An optical filter passes only far red light with an average wavelength of 6500 Å. (1 Å = 10-10 m). Calculate
(a) the wavelength in centimeters.
(b) the frequency.
Convert 6500 A to meters then to cm.
Then c = fw
c is speed of light in m/s
f = frequency in Hz
w = wavelength in m
Post your work if you get stuck.
(a) To convert the wavelength from Ångstroms (Å) to centimeters (cm), we can use the conversion factor 1 Å = 10^-10 m.
Given that 1 cm = 10^-2 m, we can set up a conversion factor:
1 Å = 10^-10 m = x cm
To find x, we multiply both sides of the equation by the conversion factor from meters to centimeters:
1 Å * (1 cm/10^-2 m) = 10^-10 m * (1 cm/10^-2 m)
Simplifying, we find:
x = 10^-10 m * 10^2 cm
x = 10^-10 * 10^2 cm
x = 10^-10+2 cm
x = 10^-8 cm
Therefore, the wavelength in centimeters (cm) is 10^-8 cm.
(b) To calculate the frequency, we can use the formula:
frequency (ν) = speed of light (c) / wavelength (λ)
The speed of light is approximately 3 x 10^8 m/s.
Converting the wavelength from Ångstroms (Å) to meters (m), we use the conversion factor 1 Å = 10^-10 m:
wavelength (λ) = 6500 Å * (10^-10 m/1 Å)
Simplifying, we find:
wavelength (λ) = 6500 * 10^-10 m
Now we can substitute the values into the formula:
frequency (ν) = (3 x 10^8 m/s) / (6500 * 10^-10 m)
First, simplify the denominator:
frequency (ν) = (3 x 10^8 m/s) / (6.5 * 10^-6 m)
To divide by a decimal in the denominator, we multiply the numerator and denominator by a power of 10 to remove the decimal:
frequency (ν) = (3 x 10^8 m/s) * (10^6 / 6.5)
Simplifying, we find:
frequency (ν) = 3 x 10^8 * 10^6 / 6.5
Using the properties of exponents, we add the exponents:
frequency (ν) = 3 x 10^14 / 6.5
frequency (ν) ≈ 4.615 x 10^13 Hz
Therefore, the frequency is approximately 4.615 x 10^13 Hz.

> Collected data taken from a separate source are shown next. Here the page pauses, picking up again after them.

@@ -920,14 +924,14 @@
         if (!last || view_out)
             hipLaunchKernelGGL((radix_scatter1w_kernel<BLOCK, ITEMS_B, 8>), dim3((unsigned)vtiles), dim3(BLOCK), 0, c->stream, (const uint64_t*)cur, oth, (uint64_t*)nullptr, shift,
                                tb, base2, tile_hist, slab_tot, reinterpret_cast<unsigned*>(scratch), sort_chunk_for(nrec, true), 0u,
-                               last ? tie_bytes : dig, last ? (int)sfield : shift + RADIX_BITS, j == 0 ? in_pad : (uint64_t)0);
+                               last ? (local_order ? (uint8_t*)nullptr : tie_bytes) : dig, last ? (int)sfield : shift + RADIX_BITS, j == 0 ? in_pad : (uint64_t)0);
         else {
             hipLaunchKernelGGL((radix_scatter1w_kernel<BLOCK, ITEMS_B, 9>), dim3((unsigned)vtiles), dim3(BLOCK), 0, c->stream, (const uint64_t*)cur, oth, sa_out, shift,
                                tb, base2, tile_hist, slab_tot, reinterpret_cast<unsigned*>(scratch), sort_chunk_for(nrec, true), lo1 | (low << 8) | (sfield << 16),
                                (uint8_t*)nullptr, 0, j == 0 ? in_pad : (uint64_t)0);
         }
         PSACX_HIP(c, hipGetLastError());
-        c->stats.scatter_launches[2] += 1; c->stats.scatter_records[2] += nrec; c->stats.scatter_bytes[2] += ((last && !view_out ? 24ull : 16ull) + (((dig && !last) || (last && view_out && tie_bytes)) ? 1ull : 0ull)) * nrec;
+        c->stats.scatter_launches[2] += 1; c->stats.scatter_records[2] += nrec; c->stats.scatter_bytes[2] += ((last && !view_out ? 24ull : 16ull) + (((dig && !last) || (last && view_out && tie_bytes && !local_order)) ? 1ull : 0ull)) * nrec;
         c->stats.onew_passes += 1;
         std::swap(cur, oth);
     }
@@ -936,7 +940,7 @@
 }
 inline int prefix_sort_1w(psacx_ctx* c, SortScratch& sc, uint64_t* k0, uint64_t* a, uint64_t* sa_out, uint64_t n, unsigned lo1, unsigned lead,
                           psacx_round* rs, uint64_t** s1, const uint8_t* text, uint64_t n_text, const CodeTable& tab, const KeyShape& ks, bool probe,
-                          OneWordView* view_out = nullptr, uint8_t* dig = nullptr, uint64_t pad = 0, uint8_t* tie_bytes = nullptr) {
+                          OneWordView* view_out = nullptr, uint8_t* dig = nullptr, uint64_t pad = 0, uint8_t* tie_bytes = nullptr, OneWordLocal* local = nullptr) {
     constexpr int BLOCK = 512, ITEMS = 8, TILE0 = BLOCK * ITEMS;
     constexpr int TILE = BLOCK * PSACX_1W_ITEMS;
     const unsigned low = lead - RADIX_BITS;
@@ -989,8 +993,14 @@
         PSACX_HIP(c, hipGetLastError());
     }
     uint64_t* cur = nullptr;
-    if (pad) PSACX_TRY(onew_bucket_passes(c, scratch, h_tabs, lay, k0, a, sa_out, sfield, low, lo1, n, &cur, view_out, dig, pad, tie_bytes));
-    else PSACX_TRY(onew_bucket_passes(c, scratch, h_tabs, lay, a, k0, sa_out, sfield, low, lo1, n, &cur, view_out, dig, 0, tie_bytes));
+    const bool lo = local && local->on && view_out && low >= 2 * RADIX_BITS && low % RADIX_BITS == 0 && n <= (1ull << low);
+    if (local) {
+        local->on = lo;
+        local->list = reinterpret_cast<unsigned long long*>(scratch + 256);
+        local->cap = (unsigned)std::min<uint64_t>(local->cap ? local->cap : 8192u, lay.hist_bytes / sizeof(unsigned long long));
+    }
+    if (pad) PSACX_TRY(onew_bucket_passes(c, scratch, h_tabs, lay, k0, a, sa_out, sfield, low, lo1, n, &cur, view_out, dig, pad, tie_bytes, lo));
+    else PSACX_TRY(onew_bucket_passes(c, scratch, h_tabs, lay, a, k0, sa_out, sfield, low, lo1, n, &cur, view_out, dig, 0, tie_bytes, lo));
     *s1 = cur;
     if (rs) { rs->sort_passes = (uint32_t)((low + RADIX_BITS - 1) / RADIX_BITS + 1); rs->sort_passes_skipped = 0; }
     return PSACX_OK;
diff --git a/psac_amd/csrc/psacx_abi.hip b/psac_amd/csrc/psacx_abi.hip
--- a/psac_amd/csrc/psacx_abi.hip
+++ b/psac_amd/csrc/psacx_abi.hip
@@ -116,6 +116,8 @@
     case PSACX_OPT_NO_WHOLE: k.no_whole = value != 0; return PSACX_OK;
     case PSACX_OPT_NO_LAZY_RANKS: k.no_lazy_ranks = value != 0; return PSACX_OK;
     case PSACX_OPT_NO_EARLY_OUT: k.no_early_out = value != 0; return PSACX_OK;
+    case PSACX_OPT_NO_LOCAL_ORDER: k.no_local_order = value != 0; return PSACX_OK;
+    case PSACX_OPT_LOCAL_LIST_CAP: if (value > (1u << 20)) return PSACX_EINVAL; k.local_list_cap = (unsigned)value; return PSACX_OK;
     default: return PSACX_EINVAL;
     }
 }
@@ -129,10 +131,11 @@
         {"PSACX_NO_ONE_WORD", PSACX_OPT_NO_ONE_WORD}, {"PSACX_ONE_WORD_ALWAYS", PSACX_OPT_ONE_WORD_ALWAYS}, {"PSACX_WIDEN_LAST", PSACX_OPT_WIDEN_LAST},
         {"PSACX_NO_DIGIT_BYTES", PSACX_OPT_NO_DIGIT_BYTES}, {"PSACX_NO_BUCKET_SORT", PSACX_OPT_NO_BUCKET_SORT}, {"PSACX_NO_HEAVY", PSACX_OPT_NO_HEAVY},
         {"PSACX_NO_WHOLE", PSACX_OPT_NO_WHOLE}, {"PSACX_NO_LAZY_RANKS", PSACX_OPT_NO_LAZY_RANKS},
-        {"PSACX_NO_EARLY_OUT", PSACX_OPT_NO_EARLY_OUT}};
+        {"PSACX_NO_EARLY_OUT", PSACX_OPT_NO_EARLY_OUT}, {"PSACX_NO_LOCAL_ORDER", PSACX_OPT_NO_LOCAL_ORDER}};
     (void)psacx_configure(c, PSACX_OPT_RESET, 0);
     for (const auto& f : flags) if (psacx_debug_env(f.name)) (void)psacx_configure(c, f.option, 1);
     if (const char* e = psacx_debug_env("PSACX_DIET_CAP")) (void)psacx_configure(c, PSACX_OPT_DIET_CAP, strtoull(e, nullptr, 10));
+    if (const char* e = psacx_debug_env("PSACX_LOCAL_LIST_CAP")) (void)psacx_configure(c, PSACX_OPT_LOCAL_LIST_CAP, strtoull(e, nullptr, 10));
     if (const char* e = psacx_debug_env("PSACX_ONE_WORD_MIN")) (void)psacx_configure(c, PSACX_OPT_ONE_WORD_MIN, strtoull(e, nullptr, 10));
     if (const char* e = psacx_debug_env("PSACX_ISA_UPDATE")) (void)psacx_configure(c, PSACX_OPT_ISA_UPDATE, e[0] == 's' ? 1 : 2);
     if (const char* e = psacx_debug_env("PSACX_GATHER")) (void)psacx_configure(c, PSACX_OPT_GATHER, e[0] == 'f' ? 1 : 2);
diff --git a/psac_amd/csrc/sa_kernels.hpp b/psac_amd/csrc/sa_kernels.hpp
--- a/psac_amd/csrc/sa_kernels.hpp
+++ b/psac_amd/csrc/sa_kernels.hpp
@@ -1556,6 +1556,189 @@
     }
 }
 
+constexpr int LOCAL_HALO = 64;
+template <int BLOCK, int ITEMS, int G, int LB>
+__global__ __launch_bounds__(BLOCK) void local_order_tie_1w_kernel(uint64_t* R, uint64_t* __restrict__ W1, uint64_t* __restrict__ S2,
+                                                                   uint64_t n, OneWordView ow, const uint8_t* __restrict__ text, uint64_t n_text,
+                                                                   CodeTable tab, KeyShape ks, unsigned long long* __restrict__ big,
+                                                                   unsigned long long* __restrict__ long_list, unsigned long_cap) {
+    typedef uint64_t T;
+    constexpr int TILE = BLOCK * ITEMS, NQ = TILE + LOCAL_HALO, NWORD = NQ / 64;
+    static_assert(ITEMS % 2 == 0 && BLOCK % WAVE == 0 && WAVE == 64 && BLOCK >= LOCAL_HALO, "pairs of records per thread, one flag word per wave");
+    static_assert(LB >= 16 && LB < LOCAL_HALO && NQ < 65536 && G == 8, "a run that starts in the tile ends inside the halo; eight lanes per group");
+    __shared__ uint16_t ctab[256];
+    __shared__ unsigned long long s_off[257];
+    __shared__ __attribute__((aligned(16))) T s_rec[NQ];
+    __shared__ unsigned long long s_start[NWORD + 1];
+    __shared__ unsigned groups[TILE / 2 + LB];
+    __shared__ unsigned n_groups;
+    __shared__ T s_before;
+    const unsigned tid = threadIdx.x, lane = lane_id();
+    for (int i = tid; i < 256; i += BLOCK) ctab[i] = tab.c[i];
+    for (int i = tid; i < 257; i += BLOCK) s_off[i] = ow.off[i];
+    const uint64_t t0 = (uint64_t)blockIdx.x * TILE;
+    if (tid == 0) { n_groups = 0; s_start[NWORD] = 0; s_before = t0 ? R[t0 - 1] : (T)0; }
+    T P[ITEMS + 2];
+    auto load_pair = [&](unsigned q, T& a, T& b) {
+        const uint64_t e = t0 + q;
+        a = 0; b = 0;
+        if (e + 1 < n) { const ulonglong2 v = *reinterpret_cast<const ulonglong2*>(R + e); a = v.x; b = v.y; }
+        else if (e < n) a = R[e];
+        *reinterpret_cast<ulonglong2*>(s_rec + q) = make_ulonglong2(a, b);
+    };
+#pragma unroll
+    for (int k = 0; k < ITEMS / 2; ++k) load_pair(2u * ((unsigned)k * BLOCK + tid), P[2 * k], P[2 * k + 1]);
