__device__ __forceinline__ void sums_block(WgradArgsK& a, float* red) {
  for (int q = 0; q < a.nsums; ++q) {
    const auto& S = a.sums[q];
    float v = 0.f;
    for (int j = threadIdx.x; j < S.n; j += WG_NT) v += S.part[j];
    v = block_tree_sum(v, red);
    if (threadIdx.x == 0) *S.out = v;
    __syncthreads();
  }
}

__device__ __forceinline__ void st_sc1(float* p, float v) {
  __hip_atomic_store(p, v, __ATOMIC_RELAXED, __HIP_MEMORY_SCOPE_AGENT);
}
__device__ __forceinline__ float ld_sc1(const float* p) {
  return __hip_atomic_load(const_cast<float*>(p), __ATOMIC_RELAXED, __HIP_MEMORY_SCOPE_AGENT);
}

template <int W, bool VEC>
__device__ __forceinline__ f32x4 frag_load(const float* __restrict__ M, int64_t row, int64_t ld, int c, int ncols) {
  const float* p = M + row * ld + c;
  f32x4 v;
  if constexpr (W == 4 && VEC) {
    v = gload(reinterpret_cast<const f32x4*>(p));
  } else if constexpr (W == 4) {
#pragma unroll
    for (int u = 0; u < 4; ++u) v[u] = gload(c + u < ncols ? p + u : p);
  } else {
    v = f32x4{gload(p), 0.f, 0.f, 0.f};
  }
  return v;
}

template <int TO, int TI>
__device__ __forceinline__ void frag_mma(const f32x4& a, const f32x4& b, f32x4 (&acc)[TO / 16][TI / 16]) {
  constexpr int MA = TO / 16, MB = TI / 16;
  if constexpr (MA == 4 && MB == 4) {
#pragma unroll
    for (int m = 0; m < 4; ++m)
#pragma unroll
      for (int n = 0; n < 4; ++n) acc[m][n] = __builtin_amdgcn_mfma_f32_16x16x4f32(a[m], b[n], acc[m][n], 0, 0, 0);
  } else if constexpr (MA == 4) {
#pragma unroll
    for (int m = 0; m < 4; ++m) acc[m][0] = __builtin_amdgcn_mfma_f32_16x16x4f32(a[m], b[0], acc[m][0], 0, 0, 0);
  } else if constexpr (MB == 4) {
#pragma unroll
    for (int n = 0; n < 4; ++n) acc[0][n] = __builtin_amdgcn_mfma_f32_16x16x4f32(a[0], b[n], acc[0][n], 0, 0, 0);
  } else {
    acc[0][0] = __builtin_amdgcn_mfma_f32_16x16x4f32(a[0], b[0], acc[0][0], 0, 0, 0);
  }
}

template <int TO, int TI>
__device__ __forceinline__ int slab_index(int w, int ol, int il) {
  constexpr int NA = (TO / 16) * (TI / 16), NB = TI / 16;
  int m, rr, G, n, L;
  if constexpr (TO == 64) {
    m = ol & 3; rr = (ol >> 2) & 3; G = ol >> 4;
  } else {
    m = 0; rr = ol & 3; G = ol >> 2;
  }
  if constexpr (TI == 64) {
    n = il & 3; L = il >> 2;
  } else {
    n = 0; L = il;
  }
  return (w * NA + m * NB + n) * WG_SLD + rr * 64 + 16 * G + L;
}

__device__ __forceinline__ float wg_block_sum(float v, float* red) {
  v = wave_sum(v);
  const int lane = threadIdx.x & 63, w = threadIdx.x >> 6;
  __syncthreads();
  if (lane == 0) red[w] = v;
  __syncthreads();
  float s = 0.f;
  if (threadIdx.x == 0)
    for (int i = 0; i < WG_NW; ++i) s += red[i];
  return s;
}

struct WgUnit {
  int zb, ch;
  int o0, i0;
  int dout, din;
  int64_t tile_local;
  int64_t r0, r1;
  bool do_bias;
  bool bias_mine;
  float *gW, *gb;
  int64_t eW, eb;
};

template <int TO, int TI>
__device__ __forceinline__ WgUnit unit_decode(WgradArgsK& a, int q, int64_t u) {
  const auto& I = a.it[q];
  const auto& P = a.pl[q];
  WgUnit U;
  const unsigned uu = (unsigned)u;
  const int it_i = (int)(uu % (unsigned)P.nti);
  unsigned rest = uu / (unsigned)P.nti;
  const int it_o = (int)(rest % (unsigned)P.nto);
  rest /= (unsigned)P.nto;
  U.ch = (int)(rest % (unsigned)P.nch);
  U.zb = (int)(rest / (unsigned)P.nch);
  U.tile_local = ((int64_t)U.zb * P.nto + it_o) * P.nti + it_i;
  U.dout = I.dout;
  U.din = I.din;
  U.o0 = it_o * TO;
  U.i0 = it_i * TI;
  U.r0 = (int64_t)U.ch * P.chunk;
  U.r1 = min(I.rows, U.r0 + P.chunk);
  U.do_bias = it_i == 0;
  U.bias_mine = U.do_bias && (int)threadIdx.x < TO && U.o0 + (int)threadIdx.x < U.dout;
  U.gW = I.gW + (size_t)U.zb * I.gwstride;
  U.gb = I.gb + (size_t)U.zb * I.gbstride;
  U.eW = a.has_adam ? U.gW - a.adam.g : 0;
  U.eb = a.has_adam ? U.gb - a.adam.g : 0;
  return U;
}

template <int TO, int TI, bool VA, bool VB, bool Z2>
__device__ __forceinline__ void wgrad_accumulate(WgradArgsK& a, int q, const WgUnit& U,
                                                 f32x4 (&acc)[TO / 16][TI / 16], f32x4& bsum) {
  constexpr int MA = TO / 16, MB = TI / 16;
  constexpr int WA = TO == 64 ? 4 : 1, WB = TI == 64 ? 4 : 1;
  const auto& I = a.it[q];
  const auto& P = a.pl[q];
  const int lane = threadIdx.x & 63, wave = threadIdx.x >> 6;
  const int g = lane >> 4, l15 = lane & 15;
  const int dout = U.dout, din = U.din;
  const float* __restrict__ dz = I.dz + (size_t)U.zb * I.zstride;
  const float* __restrict__ dz2 = Z2 ? I.dz2 + (size_t)U.zb * I.zstride : nullptr;
  const float* __restrict__ y = I.y + (size_t)U.zb * I.ystride;
  const int64_t r1 = U.r1;
  const bool do_bias = U.do_bias;

  const int ca_raw = U.o0 + (WA == 4 ? 4 * l15 : l15);
  const int cb_raw = U.i0 + (WB == 4 ? 4 * l15 : l15);
  const int ca = ca_raw < dout ? ca_raw : 0, cb = cb_raw < din ? cb_raw : 0;

#pragma unroll
  for (int m = 0; m < MA; ++m)
#pragma unroll
    for (int n = 0; n < MB; ++n) acc[m][n] = f32x4{0.f, 0.f, 0.f, 0.f};
  bsum = f32x4{0.f, 0.f, 0.f, 0.f};

  const int nj = P.chunk / (4 * WG_NW);
  const int64_t rlane = U.r0 + 4 * wave + g;
  auto ld = [&](int j, f32x4& fa, f32x4& fb, f32x4& fa2) {
    const int64_t r = rlane + 16 * (int64_t)j;
    const int64_t rc = r < r1 ? r : r1 - 1;
    fa = frag_load<WA, VA>(dz, rc, dout, ca, dout);
    fb = frag_load<WB, VB>(y, rc, din, cb, din);
    if constexpr (Z2) fa2 = frag_load<WA, VA>(dz2, rc, dout, ca, dout);
  };
  auto use = [&](int j, f32x4 fa, const f32x4& fb, const f32x4& fa2) {
    if constexpr (Z2) fa += fa2;
    if (rlane + 16 * (int64_t)j >= r1) fa = f32x4{0.f, 0.f, 0.f, 0.f};
    frag_mma<TO, TI>(fa, fb, acc);
    if (do_bias) bsum += fa;
  };
  f32x4 ra[WG_D], rb[WG_D], ra2[Z2 ? WG_D : 1];
#pragma unroll
  for (int v = 0; v < WG_D; ++v) ra[v] = rb[v] = f32x4{0.f, 0.f, 0.f, 0.f};
#pragma unroll
  for (int v = 0; v < (Z2 ? WG_D : 1); ++v) ra2[v] = f32x4{0.f, 0.f, 0.f, 0.f};
  const int steps = (nj + WG_D - 1 + WG_D - 1) / WG_D * WG_D;
  STAMPG(6);
  for (int s0 = 0; s0 < steps; s0 += WG_D) {
#pragma unroll
    for (int v = 0; v < WG_D; ++v) {
      ld(s0 + v, ra[v], rb[v], ra2[Z2 ? v : 0]);
      __builtin_amdgcn_sched_barrier(0);
      if (s0 + v >= WG_D - 1)
        use(s0 + v - (WG_D - 1), ra[(v + 1) % WG_D], rb[(v + 1) % WG_D], ra2[Z2 ? (v + 1) % WG_D : 0]);
    }
#ifdef DRPO_STAMPS
    if (s0 == 0) STAMPG(7);
    if (s0 == WG_D) STAMPG(5);
#endif
  }
  STAMPG(1);
}

template <int TI, int W>
__device__ __forceinline__ void run_at(int j, int& ol, int& il) {
  const int f = threadIdx.x + WG_NT * j;
  ol = f / (TI / W);
  il = f % (TI / W) * W;
}
template <int W>
__device__ __forceinline__ void run_load(const float* p, bool in, float* x) {
  if constexpr (W == 4) {
    float t[4] = {0.f, 0.f, 0.f, 0.f};
    if (in) load_row4(p, true, 4, t);
#pragma unroll
    for (int c = 0; c < 4; ++c) x[c] = t[c];
  } else {
    x[0] = in ? *p : 0.f;
  }
}
template <int W>
__device__ __forceinline__ void run_store(float* p, const float* x) {
  if constexpr (W == 4) {
    const float t[4] = {x[0], x[1], x[2], x[3]};
    store_row4(p, true, 4, t);
  } else {
    *p = x[0];
  }
}

template <int E>
struct TileCur {
  float g[E], p[E], m[E], v[E];
  float bg, bp, bm, bv;
};

template <int TO, int TI, int W>
__device__ __forceinline__ void tile_load(WgradArgsK& a, const WgUnit& U, TileCur<TO * TI / WG_NT>& c) {
  constexpr int E = TO * TI / WG_NT;
  const int tid = threadIdx.x;
  const bool adam = a.has_adam;
#pragma unroll
  for (int j = 0; j < E / W; ++j) {
    int ol, il;
    run_at<TI, W>(j, ol, il);
    const int o = U.o0 + ol, i = U.i0 + il;
    const bool in = o < U.dout && i < U.din;
    const int64_t k = (int64_t)o * U.din + i;
    run_load<W>(U.gW + k, in, c.g + W * j);
    if (adam) {
      run_load<W>(a.adam.p + U.eW + k, in, c.p + W * j);
      run_load<W>(a.adam.m + U.eW + k, in, c.m + W * j);
      run_load<W>(a.adam.v + U.eW + k, in, c.v + W * j);
    }
  }
  c.bg = U.bias_mine ? U.gb[U.o0 + tid] : 0.f;
  c.bp = c.bm = c.bv = 0.f;
  if (adam && U.bias_mine) {
    c.bp = a.adam.p[U.eb + U.o0 + tid];
    c.bm = a.adam.m[U.eb + U.o0 + tid];
    c.bv = a.adam.v[U.eb + U.o0 + tid];
  }
}

template <int TO, int TI, int W>
__device__ __forceinline__ void wave_combine(const f32x4 (&acc)[TO / 16][TI / 16], f32x4 bsum, const WgUnit& U,
                                             float* lds, float (&pv)[TO * TI / WG_NT], float& pb) {
  constexpr int MA = TO / 16, MB = TI / 16, NA = MA * MB, E = TO * TI / WG_NT;
  const int tid = threadIdx.x, lane = tid & 63, wave = tid >> 6;
  const int g = lane >> 4, l15 = lane & 15;
  float* R = lds;
#pragma unroll
  for (int m = 0; m < MA; ++m)
#pragma unroll
    for (int n = 0; n < MB; ++n)
#pragma unroll
      for (int rr = 0; rr < 4; ++rr) R[(wave * NA + m * MB + n) * WG_SLD + rr * 64 + lane] = acc[m][n][rr];
  float* Rb = lds + WG_NW * NA * WG_SLD;
  if (U.do_bias) {
#pragma unroll
    for (int c = 0; c < 4; ++c) {
      float s = bsum[c];
      s += __shfl_xor(s, 16, 64);
      s += __shfl_xor(s, 32, 64);
      bsum[c] = s;
    }
    if (g == 0) {
      if constexpr (TO == 64) {
#pragma unroll
        for (int c = 0; c < 4; ++c) Rb[wave * TO + 4 * l15 + c] = bsum[c];
      } else {
        Rb[wave * TO + l15] = bsum[0];
      }
    }
  }
  __syncthreads();
#pragma unroll
  for (int j = 0; j < E / W; ++j) {
    int ol, il;
    run_at<TI, W>(j, ol, il);
#pragma unroll
    for (int c = 0; c < W; ++c) {
      float s = 0.f;
#pragma unroll
      for (int w = 0; w < WG_NW; ++w) s += R[slab_index<TO, TI>(w, ol, il + c)];
      pv[W * j + c] = s;
    }
  }
  pb = 0.f;
  if (U.do_bias && tid < TO) {
#pragma unroll
    for (int w = 0; w < WG_NW; ++w) pb += Rb[w * TO + tid];
  }
}

template <int TO, int TI>
__device__ __forceinline__ bool slab_publish(WgradArgsK& a, int q, const WgUnit& U, const float (&pv)[TO * TI / WG_NT],
                                             float pb, float* red) {
  constexpr int E = TO * TI / WG_NT, SL = TO * TI + TO;
  const auto& P = a.pl[q];
  const int tid = threadIdx.x;
  float* my = a.slab + P.slab_off + (U.tile_local * P.nch + U.ch) * SL;
#pragma unroll
  for (int e = 0; e < E; ++e) st_sc1(my + tid + WG_NT * e, pv[e]);
  if (U.do_bias && tid < TO) st_sc1(my + TO * TI + tid, pb);
  asm volatile("s_waitcnt vmcnt(0)" ::: "memory");
  __syncthreads();
  int& s_last = *reinterpret_cast<int*>(red + 4);
  if (tid == 0) {
    unsigned* c = a.ctr + P.first_tile + U.tile_local;
    const unsigned old = __hip_atomic_fetch_add(c, 1u, __ATOMIC_RELAXED, __HIP_MEMORY_SCOPE_AGENT);
    const int last = old == (unsigned)(P.nch - 1);
    if (last) __hip_atomic_store(c, 0u, __ATOMIC_RELAXED, __HIP_MEMORY_SCOPE_AGENT);
    s_last = last;
  }
  __syncthreads();
  STAMPG(3);
  return s_last;
}

template <int TO, int TI>
__device__ __forceinline__ void slab_sum(WgradArgsK& a, int q, const WgUnit& U, float (&pv)[TO * TI / WG_NT],
                                         float& pb) {
  constexpr int E = TO * TI / WG_NT, SL = TO * TI + TO;
  const auto& P = a.pl[q];
  const int tid = threadIdx.x;
  const float* base = a.slab + P.slab_off + U.tile_local * P.nch * SL;
  const bool bias_lane = U.do_bias && tid < TO;
#pragma unroll
  for (int e = 0; e < E; ++e) pv[e] = 0.f;
  pb = 0.f;
  constexpr int CG = E >= 16 ? 4 : 8;
  for (int c0 = 0; c0 < P.nch; c0 += CG) {
    float t[CG][E], tb[CG];
#pragma unroll
    for (int u = 0; u < CG; ++u) {
      const int c = min(c0 + u, P.nch - 1);
#pragma unroll
      for (int e = 0; e < E; ++e) t[u][e] = ld_sc1(base + c * SL + tid + WG_NT * e);
      tb[u] = bias_lane ? ld_sc1(base + c * SL + TO * TI + tid) : 0.f;
    }
#pragma unroll
    for (int u = 0; u < CG; ++u) {
      if (c0 + u < P.nch) {
#pragma unroll
        for (int e = 0; e < E; ++e) pv[e] += t[u][e];
        pb += tb[u];
      }
    }
  }
}

template <int TO, int TI, int W>
__device__ __forceinline__ void finish_adam(WgradArgsK& a, int q, const WgUnit& U, TileCur<TO * TI / WG_NT>& c,
                                            const float (&pv)[TO * TI / WG_NT], float pb, float* lds) {
  constexpr int E = TO * TI / WG_NT;
  const auto& P = a.pl[q];
  const int tid = threadIdx.x;
  const int dout = U.dout, din = U.din;
  const drpo_pack_map_t* md = P.pk_layer >= 0 ? (const drpo_pack_map_t*)a.adam.map : nullptr;
  const int ncb = pack_frags(dout), nks = pack_frags(din);
  const int64_t mb = md ? pack_member_base(md->poff[P.pk_layer], P.pk_z0 + U.zb, ncb, nks) : 0;
  float* PM = md ? md->P : nullptr;
  float* PTM = md ? md->PT : nullptr;
#pragma unroll
  for (int j = 0; j < E / W; ++j) {
    int ol, il;
    run_at<TI, W>(j, ol, il);
    const int o = U.o0 + ol, i = U.i0 + il;
    if (o >= dout || i >= din) continue;
    const int64_t k = (int64_t)o * din + i;
    bool nz = false;
#pragma unroll
    for (int w = 0; w < W; ++w) {
      const int e = W * j + w;
      adam_step(a.adam, 1.f, c.g[e] + pv[e], c.p[e], c.m[e], c.v[e]);
      nz = nz || c.g[e] != 0.f;
    }
    run_store<W>(a.adam.p + U.eW + k, c.p + W * j);
    run_store<W>(a.adam.m + U.eW + k, c.m + W * j);
    run_store<W>(a.adam.v + U.eW + k, c.v + W * j);
    const float zero[4] = {0.f, 0.f, 0.f, 0.f};
    if (nz) run_store<W>(U.gW + k, zero);
    if (PM) run_store<W>(PM + mb + pack_fwd_index(o, i, nks), c.p + W * j);
    if constexpr (W == 1)
      if (PTM) PTM[mb + pack_tr_index(o, i, ncb)] = c.p[j];
  }
  if constexpr (W == 4) {
    if (PTM) {
      float* T = lds;
      __syncthreads();
#pragma unroll
      for (int j = 0; j < E / 4; ++j) {
        int ol, il;
        run_at<TI, 4>(j, ol, il);
        const bool in = U.o0 + ol < dout && U.i0 + il < din;
#pragma unroll
        for (int w = 0; w < 4; ++w) T[ol * 65 + il + w] = in ? c.p[4 * j + w] : 0.f;
      }
      __syncthreads();
#pragma unroll
      for (int j = 0; j < E / 4; ++j) {
        const int f = tid + WG_NT * j;
        const int il = f >> 4, ol = (f & 15) << 2;
        const int o = U.o0 + ol, i = U.i0 + il;
        if (o >= dout || i >= din) continue;
        float v[4];
#pragma unroll
        for (int w = 0; w < 4; ++w) v[w] = T[(ol + w) * 65 + il];
        run_store<4>(PTM + mb + pack_tr_index(o, i, ncb), v);
      }
    }
  }
  if (U.bias_mine) {
    adam_step(a.adam, 1.f, c.bg + pb, c.bp, c.bm, c.bv);
    a.adam.p[U.eb + U.o0 + tid] = c.bp;
    a.adam.m[U.eb + U.o0 + tid] = c.bm;
    a.adam.v[U.eb + U.o0 + tid] = c.bv;
    if (c.bg != 0.f) U.gb[U.o0 + tid] = 0.f;
  }
}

To solve this problem, we can use the relation between wavelength, frequency, and the speed of light. The speed of light is a constant value of approximately 3 x 10^8 meters per second.
(a) To convert the wavelength from angstroms (Å) to centimeters (cm), we can use the conversion factor: 1 Å = 10^-8 cm.
So, the wavelength in centimeters can be calculated as follows:
Wavelength in cm = (Wavelength in Å) x (Conversion factor)
Wavelength in cm = 6500 Å x 10^-8 cm/Å
Wavelength in cm = 6500 x 10^-8 cm
Wavelength in cm = 6.5 x 10^-5 cm
Therefore, the wavelength in centimeters is 6.5 x 10^-5 cm.
(b) To calculate the frequency, we can use the formula:
Frequency = Speed of light / Wavelength
Frequency = (3 x 10^8 m/s) / (Wavelength in meters)
First, let's convert the wavelength in angstroms to meters using the conversion factor: 1 Å = 10^-10 m.
Wavelength in meters = Wavelength in Å x (Conversion factor)
Wavelength in meters = 6500 Å x 10^-10 m/Å
Wavelength in meters = 6500 x 10^-10 m
Wavelength in meters = 6.5 x 10^-7 m
Now we can calculate the frequency:
Frequency = (3 x 10^8 m/s) / (6.5 x 10^-7 m)
Frequency = 4.615 x 10^14 Hz
Therefore, the frequency is approximately 4.615 x 10^14 Hz.